Prompt: Every line from the one with "wc + c * 27;" to the one with "dim * plane + (size_t)q * 4;", including those two, is to be copied exactly; all other lines of the entries below are left out.
┌──
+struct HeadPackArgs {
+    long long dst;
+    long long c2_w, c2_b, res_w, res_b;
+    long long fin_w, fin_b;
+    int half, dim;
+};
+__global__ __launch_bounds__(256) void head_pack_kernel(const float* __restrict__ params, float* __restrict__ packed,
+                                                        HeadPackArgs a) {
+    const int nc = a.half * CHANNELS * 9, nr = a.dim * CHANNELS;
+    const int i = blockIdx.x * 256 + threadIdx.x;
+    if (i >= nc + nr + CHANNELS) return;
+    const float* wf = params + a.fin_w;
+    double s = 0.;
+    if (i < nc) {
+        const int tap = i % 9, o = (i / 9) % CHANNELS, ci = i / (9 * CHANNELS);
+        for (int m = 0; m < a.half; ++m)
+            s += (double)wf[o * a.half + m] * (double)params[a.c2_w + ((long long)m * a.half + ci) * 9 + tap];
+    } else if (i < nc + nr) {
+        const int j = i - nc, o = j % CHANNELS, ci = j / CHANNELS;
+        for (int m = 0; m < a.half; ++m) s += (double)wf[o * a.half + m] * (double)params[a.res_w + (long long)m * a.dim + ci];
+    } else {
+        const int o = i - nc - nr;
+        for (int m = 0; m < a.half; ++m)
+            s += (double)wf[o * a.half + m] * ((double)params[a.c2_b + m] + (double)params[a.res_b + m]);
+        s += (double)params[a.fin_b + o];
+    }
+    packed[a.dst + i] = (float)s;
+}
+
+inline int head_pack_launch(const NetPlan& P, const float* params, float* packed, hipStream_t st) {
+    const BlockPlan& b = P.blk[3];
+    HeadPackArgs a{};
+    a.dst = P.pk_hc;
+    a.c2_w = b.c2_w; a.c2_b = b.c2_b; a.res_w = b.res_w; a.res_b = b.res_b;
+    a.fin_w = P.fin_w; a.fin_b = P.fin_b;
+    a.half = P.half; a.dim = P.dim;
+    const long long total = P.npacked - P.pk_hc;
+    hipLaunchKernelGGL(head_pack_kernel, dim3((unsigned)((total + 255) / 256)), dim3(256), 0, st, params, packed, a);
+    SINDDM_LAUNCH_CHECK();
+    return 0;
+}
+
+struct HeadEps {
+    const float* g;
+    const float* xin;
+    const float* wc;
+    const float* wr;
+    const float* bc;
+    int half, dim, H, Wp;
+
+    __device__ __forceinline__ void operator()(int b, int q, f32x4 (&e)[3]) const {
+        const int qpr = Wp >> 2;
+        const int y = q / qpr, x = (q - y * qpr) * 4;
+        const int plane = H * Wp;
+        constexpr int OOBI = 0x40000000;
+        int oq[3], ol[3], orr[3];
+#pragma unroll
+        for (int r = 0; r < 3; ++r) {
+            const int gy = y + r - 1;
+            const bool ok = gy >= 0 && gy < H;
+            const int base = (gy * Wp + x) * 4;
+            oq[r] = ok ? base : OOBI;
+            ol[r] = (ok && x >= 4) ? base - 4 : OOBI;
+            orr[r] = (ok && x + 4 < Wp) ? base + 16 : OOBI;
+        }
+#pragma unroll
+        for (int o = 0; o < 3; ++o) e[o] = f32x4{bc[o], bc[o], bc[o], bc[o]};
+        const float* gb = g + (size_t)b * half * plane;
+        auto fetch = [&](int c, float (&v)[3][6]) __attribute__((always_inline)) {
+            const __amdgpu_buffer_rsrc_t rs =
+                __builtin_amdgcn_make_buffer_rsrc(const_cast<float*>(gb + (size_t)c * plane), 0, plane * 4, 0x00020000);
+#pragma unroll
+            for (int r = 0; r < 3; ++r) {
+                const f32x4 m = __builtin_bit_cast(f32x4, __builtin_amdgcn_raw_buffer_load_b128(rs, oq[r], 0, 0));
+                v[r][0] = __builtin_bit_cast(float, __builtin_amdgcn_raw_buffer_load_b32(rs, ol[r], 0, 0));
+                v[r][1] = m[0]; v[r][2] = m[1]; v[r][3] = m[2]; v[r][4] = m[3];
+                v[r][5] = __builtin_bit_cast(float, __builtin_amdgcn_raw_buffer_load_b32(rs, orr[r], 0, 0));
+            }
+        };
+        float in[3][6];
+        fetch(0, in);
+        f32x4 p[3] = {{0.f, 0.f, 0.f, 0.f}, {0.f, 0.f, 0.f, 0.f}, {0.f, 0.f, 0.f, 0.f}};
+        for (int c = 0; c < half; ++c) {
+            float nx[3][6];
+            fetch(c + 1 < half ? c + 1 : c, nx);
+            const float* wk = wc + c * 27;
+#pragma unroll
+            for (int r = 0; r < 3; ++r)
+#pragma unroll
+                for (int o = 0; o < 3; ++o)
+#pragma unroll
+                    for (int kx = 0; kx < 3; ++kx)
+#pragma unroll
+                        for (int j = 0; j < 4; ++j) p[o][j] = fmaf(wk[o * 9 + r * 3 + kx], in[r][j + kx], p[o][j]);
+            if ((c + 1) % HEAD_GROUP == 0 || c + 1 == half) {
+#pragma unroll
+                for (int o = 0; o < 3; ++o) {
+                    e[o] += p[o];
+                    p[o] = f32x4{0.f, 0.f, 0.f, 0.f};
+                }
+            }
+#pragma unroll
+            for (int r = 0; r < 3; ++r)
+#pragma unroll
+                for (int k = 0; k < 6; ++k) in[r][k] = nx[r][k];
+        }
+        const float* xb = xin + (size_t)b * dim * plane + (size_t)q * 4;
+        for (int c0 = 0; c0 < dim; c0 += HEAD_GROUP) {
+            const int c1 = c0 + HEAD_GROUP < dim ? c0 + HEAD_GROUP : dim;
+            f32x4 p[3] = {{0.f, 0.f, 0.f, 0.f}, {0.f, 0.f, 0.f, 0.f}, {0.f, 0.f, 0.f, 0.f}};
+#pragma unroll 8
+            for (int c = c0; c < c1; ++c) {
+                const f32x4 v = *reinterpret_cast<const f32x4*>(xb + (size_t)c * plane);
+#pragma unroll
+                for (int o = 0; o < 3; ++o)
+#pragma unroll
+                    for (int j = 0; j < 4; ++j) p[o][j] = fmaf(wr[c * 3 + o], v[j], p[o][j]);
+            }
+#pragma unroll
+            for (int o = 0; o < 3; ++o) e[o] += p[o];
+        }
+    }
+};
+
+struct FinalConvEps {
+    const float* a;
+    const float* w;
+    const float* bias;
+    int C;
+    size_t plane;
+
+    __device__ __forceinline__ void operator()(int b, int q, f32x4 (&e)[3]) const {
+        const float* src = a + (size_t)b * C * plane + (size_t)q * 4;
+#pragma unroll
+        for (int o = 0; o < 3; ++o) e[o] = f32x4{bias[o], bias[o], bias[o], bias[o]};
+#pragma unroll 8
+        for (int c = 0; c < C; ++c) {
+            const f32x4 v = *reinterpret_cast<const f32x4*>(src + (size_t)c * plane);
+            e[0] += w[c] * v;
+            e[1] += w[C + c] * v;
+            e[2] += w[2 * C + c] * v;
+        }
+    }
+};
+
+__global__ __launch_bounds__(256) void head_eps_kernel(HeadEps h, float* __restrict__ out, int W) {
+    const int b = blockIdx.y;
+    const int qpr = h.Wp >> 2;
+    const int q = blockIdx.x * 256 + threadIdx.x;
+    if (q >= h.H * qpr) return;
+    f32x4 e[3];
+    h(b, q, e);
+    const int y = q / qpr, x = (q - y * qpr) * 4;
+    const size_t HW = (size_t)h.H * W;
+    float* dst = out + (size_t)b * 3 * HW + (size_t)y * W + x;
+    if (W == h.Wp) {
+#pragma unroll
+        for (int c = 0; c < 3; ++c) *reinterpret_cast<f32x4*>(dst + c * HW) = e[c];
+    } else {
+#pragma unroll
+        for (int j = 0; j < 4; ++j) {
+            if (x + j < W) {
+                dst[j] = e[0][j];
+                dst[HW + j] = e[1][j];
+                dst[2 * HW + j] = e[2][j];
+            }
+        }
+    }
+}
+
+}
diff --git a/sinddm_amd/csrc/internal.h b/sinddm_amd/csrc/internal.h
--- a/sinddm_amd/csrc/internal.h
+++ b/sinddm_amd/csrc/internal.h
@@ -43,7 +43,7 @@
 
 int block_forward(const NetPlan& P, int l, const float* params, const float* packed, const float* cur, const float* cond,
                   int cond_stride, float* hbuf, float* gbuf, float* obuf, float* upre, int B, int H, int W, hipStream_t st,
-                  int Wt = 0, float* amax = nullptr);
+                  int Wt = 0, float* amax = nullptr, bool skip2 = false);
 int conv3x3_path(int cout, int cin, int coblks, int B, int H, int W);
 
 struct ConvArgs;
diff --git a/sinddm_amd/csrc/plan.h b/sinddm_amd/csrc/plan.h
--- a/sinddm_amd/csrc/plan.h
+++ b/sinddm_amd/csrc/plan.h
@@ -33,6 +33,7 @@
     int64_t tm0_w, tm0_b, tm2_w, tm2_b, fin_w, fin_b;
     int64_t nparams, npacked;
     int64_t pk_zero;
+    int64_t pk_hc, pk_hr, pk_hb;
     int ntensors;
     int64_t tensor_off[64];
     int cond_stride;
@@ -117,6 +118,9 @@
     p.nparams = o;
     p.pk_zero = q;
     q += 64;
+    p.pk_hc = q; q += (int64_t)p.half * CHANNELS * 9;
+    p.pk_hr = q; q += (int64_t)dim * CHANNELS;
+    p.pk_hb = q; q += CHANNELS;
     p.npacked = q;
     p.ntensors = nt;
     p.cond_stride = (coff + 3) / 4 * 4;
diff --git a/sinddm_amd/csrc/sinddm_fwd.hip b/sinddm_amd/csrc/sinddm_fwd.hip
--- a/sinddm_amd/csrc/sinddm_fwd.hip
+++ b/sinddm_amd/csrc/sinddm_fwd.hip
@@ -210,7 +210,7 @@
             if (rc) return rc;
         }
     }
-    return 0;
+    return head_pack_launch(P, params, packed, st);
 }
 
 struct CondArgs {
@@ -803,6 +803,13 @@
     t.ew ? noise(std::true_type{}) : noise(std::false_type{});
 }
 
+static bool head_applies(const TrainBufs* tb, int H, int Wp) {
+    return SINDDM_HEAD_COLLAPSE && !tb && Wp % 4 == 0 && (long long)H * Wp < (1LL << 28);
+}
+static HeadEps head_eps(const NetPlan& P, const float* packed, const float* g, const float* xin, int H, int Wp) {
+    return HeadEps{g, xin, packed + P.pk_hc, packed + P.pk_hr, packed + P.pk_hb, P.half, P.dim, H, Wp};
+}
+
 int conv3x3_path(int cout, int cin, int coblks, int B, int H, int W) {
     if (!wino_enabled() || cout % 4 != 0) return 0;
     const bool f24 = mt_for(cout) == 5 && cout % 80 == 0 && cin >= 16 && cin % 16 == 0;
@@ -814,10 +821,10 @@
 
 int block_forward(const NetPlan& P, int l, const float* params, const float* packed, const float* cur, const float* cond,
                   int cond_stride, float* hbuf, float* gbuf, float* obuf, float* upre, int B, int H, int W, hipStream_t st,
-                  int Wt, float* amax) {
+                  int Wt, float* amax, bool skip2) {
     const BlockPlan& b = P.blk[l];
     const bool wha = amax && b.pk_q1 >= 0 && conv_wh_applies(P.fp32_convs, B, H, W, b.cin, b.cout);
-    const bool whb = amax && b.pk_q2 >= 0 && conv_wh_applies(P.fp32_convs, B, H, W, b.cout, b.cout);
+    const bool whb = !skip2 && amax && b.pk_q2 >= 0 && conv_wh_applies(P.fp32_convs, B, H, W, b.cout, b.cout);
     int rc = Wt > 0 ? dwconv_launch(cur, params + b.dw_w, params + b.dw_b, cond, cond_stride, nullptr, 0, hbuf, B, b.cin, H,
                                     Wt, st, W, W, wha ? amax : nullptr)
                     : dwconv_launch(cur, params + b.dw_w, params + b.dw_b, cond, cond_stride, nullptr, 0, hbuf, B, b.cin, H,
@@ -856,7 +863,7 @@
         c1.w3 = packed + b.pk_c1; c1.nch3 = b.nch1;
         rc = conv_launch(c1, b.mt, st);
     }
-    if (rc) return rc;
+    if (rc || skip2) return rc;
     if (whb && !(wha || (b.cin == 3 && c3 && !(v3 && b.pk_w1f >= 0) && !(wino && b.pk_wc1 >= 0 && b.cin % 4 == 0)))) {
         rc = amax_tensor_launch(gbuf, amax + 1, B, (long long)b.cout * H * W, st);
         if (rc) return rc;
└──
Solution for this exercise:
+            const float* wk = wc + c * 27;
+#pragma unroll
+            for (int r = 0; r < 3; ++r)
+#pragma unroll
+                for (int o = 0; o < 3; ++o)
+#pragma unroll
+                    for (int kx = 0; kx < 3; ++kx)
+#pragma unroll
+                        for (int j = 0; j < 4; ++j) p[o][j] = fmaf(wk[o * 9 + r * 3 + kx], in[r][j + kx], p[o][j]);
+            if ((c + 1) % HEAD_GROUP == 0 || c + 1 == half) {
+#pragma unroll
+                for (int o = 0; o < 3; ++o) {
+                    e[o] += p[o];
+                    p[o] = f32x4{0.f, 0.f, 0.f, 0.f};
+                }
+            }
+#pragma unroll
+            for (int r = 0; r < 3; ++r)
+#pragma unroll
+                for (int k = 0; k < 6; ++k) in[r][k] = nx[r][k];
+        }
+        const float* xb = xin + (size_t)b * dim * plane + (size_t)q * 4;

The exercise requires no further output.